# [EXTRACTED DATA]
▽

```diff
@@ -563,26 +741,180 @@
     }
     __syncthreads();
     if (tid < NP) cv.Ob[tid] = tid < n ? ob : make_float2(0.f, 0.f);
-
-    float fro = 0.f;
-    {
-        const int r32 = lane & 31, kh = lane >> 5;
-#pragma unroll
-        for (int s = 0; s < TPW; ++s) {
-            if (wave * TPW + s < ntri) {
-                const float wgt = tI[s] == tJ[s] ? 1.f : 2.f;
-                const int gj = 32 * tJ[s] + r32;
-#pragma unroll
-                for (int q = 0; q < 16; ++q) {
-                    const int gi = 32 * tI[s] + (q & 3) + 8 * (q >> 2) + 4 * kh;
-                    if (gi < D && gj < D) fro += wgt * (accRe[s][q] * accRe[s][q] + accIm[s][q] * accIm[s][q]);
-                }
-            }
-        }
-        if (tid < n) fro += (tid < D ? 2.f : 1.f) * (ob.x * ob.x + ob.y * ob.y);
-        float z1 = 0.f, z2 = 0.f, z3 = 0.f;
-        sf_block_sum4<W>(fro, z1, z2, z3, cv.red);
-    }
+    fro = frob(ob);
+    } else {
+    bool spec = staged;
+    auto attempt = [&]() -> bool {
+        if (!staged) {
+            zero_pad();
+            set_stage(mu0, mu1, 0.f, 0.f, cf);
+            load_x();
+            run_pass(std::integral_constant<int, 3>{});
+            staged = true;
+            __syncthreads();
+        }
+        mark(3);
+        zero_acc();
+        typedef short s16x4 __attribute__((ext_vector_type(4)));
+        typedef __attribute__((address_space(3))) s16x4 *lds_s16x4;
+        auto rd_row = [&](int o) { return *reinterpret_cast<const uint4 *>(cv.img + o); };
+        auto rd_tr = [&](int o0, int o1) {
+            const uint2 lo = __builtin_bit_cast(uint2, __builtin_amdgcn_ds_read_tr16_b64_v4i16((lds_s16x4)(cv.img + o0)));
+            const uint2 hi = __builtin_bit_cast(uint2, __builtin_amdgcn_ds_read_tr16_b64_v4i16((lds_s16x4)(cv.img + o1)));
+            return make_uint4(lo.x, lo.y, hi.x, hi.y);
+        };
+        {
+            int r32 = lane & 31, kh = lane >> 5;
+            asm volatile("" : "+v"(r32), "+v"(kh));
+            const int rsw = (r32 >> 2) & 3;
+            const int row_o[2] = {32 * r32 + 8 * (kh ^ rsw), 32 * r32 + 8 * ((2 + kh) ^ rsw)};
+            const int tq = (lane & 15) >> 2, tp = lane & 3, tc = 2 * ((lane >> 4) & 1) + (tp >> 1);
+            const int tr_o0 = 32 * (8 * kh + tq) + 8 * (tc ^ ((2 * kh) & 3)) + 4 * (tp & 1);
+            const int tr_o1 = 32 * (8 * kh + 4 + tq) + 8 * (tc ^ ((2 * kh + 1) & 3)) + 4 * (tp & 1);
+            constexpr unsigned SGN = 0x80008000u;
+            for (int K = 0; K < NT; ++K) {
+#pragma unroll
+                for (int ks = 0; ks < 2; ++ks) {
+                    uint4 are = make_uint4(0, 0, 0, 0), aim = are;
+                    unsigned ma = 0u;
+#pragma unroll
+                    for (int s = 0; s < TPW; ++s) {
+                        if (wave * TPW + s < ntri) {
+                            const int I = tI[s], J = tJ[s];
+                            if (s == 0 || tI[s] != tI[s - 1]) {
+                                if (K <= I) {
+                                    const int base = sf_img_tile(I, K) + row_o[ks];
+                                    are = rd_row(base);
+                                    aim = rd_row(base + SF_PLANE);
+                                    ma = 0u;
+                                } else {
+                                    const int base = sf_img_tile(K, I) + 512 * ks;
+                                    are = rd_tr(base + tr_o0, base + tr_o1);
+                                    aim = rd_tr(base + SF_PLANE + tr_o0, base + SF_PLANE + tr_o1);
+                                    ma = SGN;
+                                }
+                            }
+                            uint4 bre, bim;
+                            unsigned mb;
+                            if (K >= J) {
+                                const int base = sf_img_tile(K, J) + 512 * ks;
+                                bre = rd_tr(base + tr_o0, base + tr_o1);
+                                bim = rd_tr(base + SF_PLANE + tr_o0, base + SF_PLANE + tr_o1);
+                                mb = 0u;
+                            } else {
+                                const int base = sf_img_tile(J, K) + row_o[ks];
+                                bre = rd_row(base);
+                                bim = rd_row(base + SF_PLANE);
+                                mb = SGN;
+                            }
+                            const unsigned mn = ma ^ mb ^ SGN;
+                            const uint4 bi1 = make_uint4(bim.x ^ mb, bim.y ^ mb, bim.z ^ mb, bim.w ^ mb);
+                            const uint4 bi2 = make_uint4(bim.x ^ mn, bim.y ^ mn, bim.z ^ mn, bim.w ^ mn);
+                            const uint4 br2 = make_uint4(bre.x ^ ma, bre.y ^ ma, bre.z ^ ma, bre.w ^ ma);
+                            const bf16x8 Are = __builtin_bit_cast(bf16x8, are), Aim = __builtin_bit_cast(bf16x8, aim);
+                            const bf16x8 Bre = __builtin_bit_cast(bf16x8, bre), Bi1 = __builtin_bit_cast(bf16x8, bi1);
+                            const bf16x8 Bi2 = __builtin_bit_cast(bf16x8, bi2), Br2 = __builtin_bit_cast(bf16x8, br2);
+                            accRe[s] = __builtin_amdgcn_mfma_f32_32x32x16_bf16(Are, Bre, accRe[s], 0, 0, 0);
+                            accIm[s] = __builtin_amdgcn_mfma_f32_32x32x16_bf16(Are, Bi1, accIm[s], 0, 0, 0);
+                            accRe[s] = __builtin_amdgcn_mfma_f32_32x32x16_bf16(Aim, Bi2, accRe[s], 0, 0, 0);
+                            accIm[s] = __builtin_amdgcn_mfma_f32_32x32x16_bf16(Aim, Br2, accIm[s], 0, 0, 0);
+                        }
+                    }
+                }
+            }
+        }
+        mark(4);
+        __syncthreads();
+        {
+            int r32 = lane & 31, kh = lane >> 5;
+            asm volatile("" : "+v"(r32), "+v"(kh));
+#pragma unroll
+            for (int s = 0; s < TPW; ++s) {
+                if (wave * TPW + s < ntri) {
+                    const unsigned uj = cv.strip[32 * tJ[s] + r32];
+                    const float ejr = sf_bf16_lo(uj), eji = sf_bf16_hi(uj);
+#pragma unroll
+                    for (int qq = 0; qq < 4; ++qq) {
+                        const int gi = 32 * tI[s] + 8 * qq + 4 * kh;
+                        const uint4 u4 = *reinterpret_cast<const uint4 *>(cv.strip + gi);
+                        const unsigned ui[4] = {u4.x, u4.y, u4.z, u4.w};
+#pragma unroll
+                        for (int e = 0; e < 4; ++e) {
+                            const float eir = sf_bf16_lo(ui[e]), eii = sf_bf16_hi(ui[e]);
+                            accRe[s][4 * qq + e] += eir * ejr + eii * eji;
+                            accIm[s][4 * qq + e] += eir * eji - eii * ejr;
+                        }
+                    }
+                }
+            }
+        }
+        {
+            int tl = tid;
+            asm volatile("" : "+v"(tl));
+            constexpr int NG = (64 * W) / 256;
+            const int g = tl >> 8, j = tl & 255, J = j >> 5, jr = j & 31;
+            float2 ob = make_float2(0.f, 0.f);
+            if (j < D) {
+                for (int K = g; K < NT; K += NG) {
+                    const int kend = D - 32 * K < 32 ? D - 32 * K : 32;
+                    const bool low = K >= J;
+                    const int base = low ? sf_img_tile(K, J) : sf_img_tile(J, K);
+                    const unsigned isg = low ? 0u : 0x80000000u;
+                    for (int kk = 0; kk < kend; ++kk) {
+                        const int o = base + (low ? sf_img_off(kk, jr) : sf_img_off(jr, kk));
+                        const unsigned ue = cv.strip[32 * K + kk];
+                        const float ar = sf_bf16_lo(ue), ai = sf_bf16_hi(ue);
+                        const float br = __uint_as_float((unsigned)cv.img[o] << 16);
+                        const float bi = __uint_as_float(((unsigned)cv.img[o + SF_PLANE] << 16) ^ isg);
+                        asm volatile("v_fma_f32 %0, %1, %2, %0" : "+v"(ob.x) : "v"(ar), "v"(br));
+                        asm volatile("v_fma_f32 %0, -%1, %2, %0" : "+v"(ob.x) : "v"(ai), "v"(bi));
+                        asm volatile("v_fma_f32 %0, %1, %2, %0" : "+v"(ob.y) : "v"(ar), "v"(bi));
+                        asm volatile("v_fma_f32 %0, %1, %2, %0" : "+v"(ob.y) : "v"(ai), "v"(br));
+                    }
+                }
+            }
+            if (g == 1 && j < D) cv.Y0[j] = ob;
+            if (g == 2 && j < D) cv.Y1[j] = ob;
+            __syncthreads();
+            const float eD = sf_bf16_lo(cv.strip[D]);
+            if (g == 0) {
+                if (j < D) {
+                    const float2 p1 = cv.Y0[j], p2 = cv.Y1[j];
+                    const unsigned uj = cv.strip[j];
+                    ob.x = (ob.x + p1.x) + p2.x + eD * sf_bf16_lo(uj);
+                    ob.y = (ob.y + p1.y) + p2.y + eD * sf_bf16_hi(uj);
+                    cv.Ob[j] = ob;
+                } else if (j > D && j < NP) {
+                    cv.Ob[j] = make_float2(0.f, 0.f);
+                }
+            } else if (wave == W - 1) {
+                float sq = 0.f;
+                for (int k = lane; k < D; k += 64) {
+                    const unsigned ue = cv.strip[k];
+                    const float ar = sf_bf16_lo(ue), ai = sf_bf16_hi(ue);
+                    sq += ar * ar + ai * ai;
+                }
+                sq = wave_sum(sq);
+                if (lane == 0) {
+                    cv.Ob[D] = make_float2(sq + eD * eD, 0.f);
+                    for (int jj = 256; jj < NP; ++jj)
+                        if (jj != D) cv.Ob[jj] = make_float2(0.f, 0.f);
+                }
+            }
+            __syncthreads();
+        }
+        fro = frob(tid < n ? cv.Ob[tid] : make_float2(0.f, 0.f));
+        mark(5);
+        if (spec && guard > 0x1p-5f * sqrtf(sqrtf(fro))) {
+            spec = false;
+            staged = false;
+            return true;
+        }
+        return false;
+    };
+    if (attempt()) attempt();
+    }
+
     const LayerLayout L{D};
     const float *vn = lw + L.off_vn();
     if (wave == 0) {
@@ -641,7 +973,8 @@
     float2 *Gb = G + b * (int64_t)n * n;
     float acc = 0.f;
     {
-        const int r32 = lane & 31, kh = lane >> 5;
+        int r32 = lane & 31, kh = lane >> 5;
+        asm volatile("" : "+v"(r32), "+v"(kh));
 #pragma unroll
         for (int s = 0; s < TPW; ++s) {
             if (wave * TPW + s < ntri) {
@@ -708,6 +1041,10 @@
 static int sf_launch(int D, int64_t nb, const float *lw, const float2 *phi, const float *h, float2 *Z, float2 *G, float *rn,
                      int *flag, int32_t *status, float tol, int iters, bool timing, const SfUpdate &up, hipStream_t st) {
     const size_t lds = SfCarve::bytes(D + 1, W);
+    if (lds > 160 * 1024) {
+        set_error("spectral: %zu bytes of LDS at D=%d, %d waves (a workgroup has 163840)", lds, D, W);
+        return ADMMNET_E_ARG;
+    }
     ADMM_HIP(hipFuncSetAttribute(reinterpret_cast<const void *>(sp_fused_kernel<TPW, W>), hipFuncAttributeMaxDynamicSharedMemorySize,
                                  (int)lds));
     PhaseTimer tm;
@@ -718,10 +1055,10 @@
     if (tm.dev) {
         unsigned long long hb[16];
         if (int rc = tm.end(st, hb)) return rc;
-        fprintf(stderr, "[sf timing D=%d nb=%lld] cycles per workgroup: setup %.0f | matvec %.0f ritz %.0f (all passes) | stage %.0f "
-                "mfma %.0f border %.0f (all slabs) | model %.0f | assemble %.0f\n", D, (long long)nb, hb[0] / (double)nb,
-                hb[1] / (double)nb, hb[2] / (double)nb, (hb[3]) / (double)nb, hb[4] / (double)nb, hb[5] / (double)nb,
-                hb[6] / (double)nb, hb[7] / (double)nb);
+        fprintf(stderr, "[sf timing D=%d nb=%lld] cycles per workgroup: setup %.0f | matvec%s %.0f ritz %.0f (all passes) | stage %.0f "
+                "mfma %.0f border %.0f | model %.0f | assemble %.0f\n", D, (long long)nb, hb[0] / (double)nb,
+                SfCarve::resident(W) ? "+stage" : "", hb[1] / (double)nb, hb[2] / (double)nb, (hb[3]) / (double)nb,
+                hb[4] / (double)nb, hb[5] / (double)nb, hb[6] / (double)nb, hb[7] / (double)nb);
     }
     return ADMMNET_OK;
 }
diff --git a/profiles/r10/summarize.py b/profiles/r10/summarize.py
--- /dev/null
+++ b/profiles/r10/summarize.py
@@ -0,0 +1,30 @@
+import csv
+import glob
+import os
+import sys
+from collections import defaultdict
+
+
+def main(root, per=0):
+    for f in sorted(glob.glob(os.path.join(root, "**", "*kernel_stats.csv"), recursive=True)):
+        rows = list(csv.DictReader(open(f)))
+        total = sum(float(r["TotalDurationNs"]) for r in rows)
+        for r in sorted(rows, key=lambda r: -float(r["TotalDurationNs"]))[:8]:
+            print(f"{r['Name'][:60]:60s} calls {int(r['Calls']):6d} mean {float(r['AverageNs']) / 1e6:8.3f} ms "
+                  f"share {100 * float(r['TotalDurationNs']) / total:5.1f} %")
+    for f in sorted(glob.glob(os.path.join(root, "**", "*counter_collection.csv"), recursive=True)):
+        acc = defaultdict(lambda: [0.0, 0])
+        for r in csv.DictReader(open(f)):
+            if "sp_fused_kernel" in r["Kernel_Name"]:
+                a = acc[(r["Kernel_Name"][:40], r["Counter_Name"])]
+                a[0] += float(r["Counter_Value"])
+                a[1] += 1
+        for (k, c), (v, cnt) in sorted(acc.items()):
+            line = f"{k:40s} {c}: mean per dispatch {v / cnt:.1f} over {cnt} dispatches"
+            if per:
+                line += f", per matrix {v / cnt / per:.4f}"
+            print(line)
+
+
+if __name__ == "__main__":
+    main(sys.argv[1], int(sys.argv[2]) if len(sys.argv) > 2 else 0)
```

△

Using the records above, copy all lines that include the word "matvec".

-        fprintf(stderr, "[sf timing D=%d nb=%lld] cycles per workgroup: setup %.0f | matvec %.0f ritz %.0f (all passes) | stage %.0f "
+        fprintf(stderr, "[sf timing D=%d nb=%lld] cycles per workgroup: setup %.0f | matvec%s %.0f ritz %.0f (all passes) | stage %.0f "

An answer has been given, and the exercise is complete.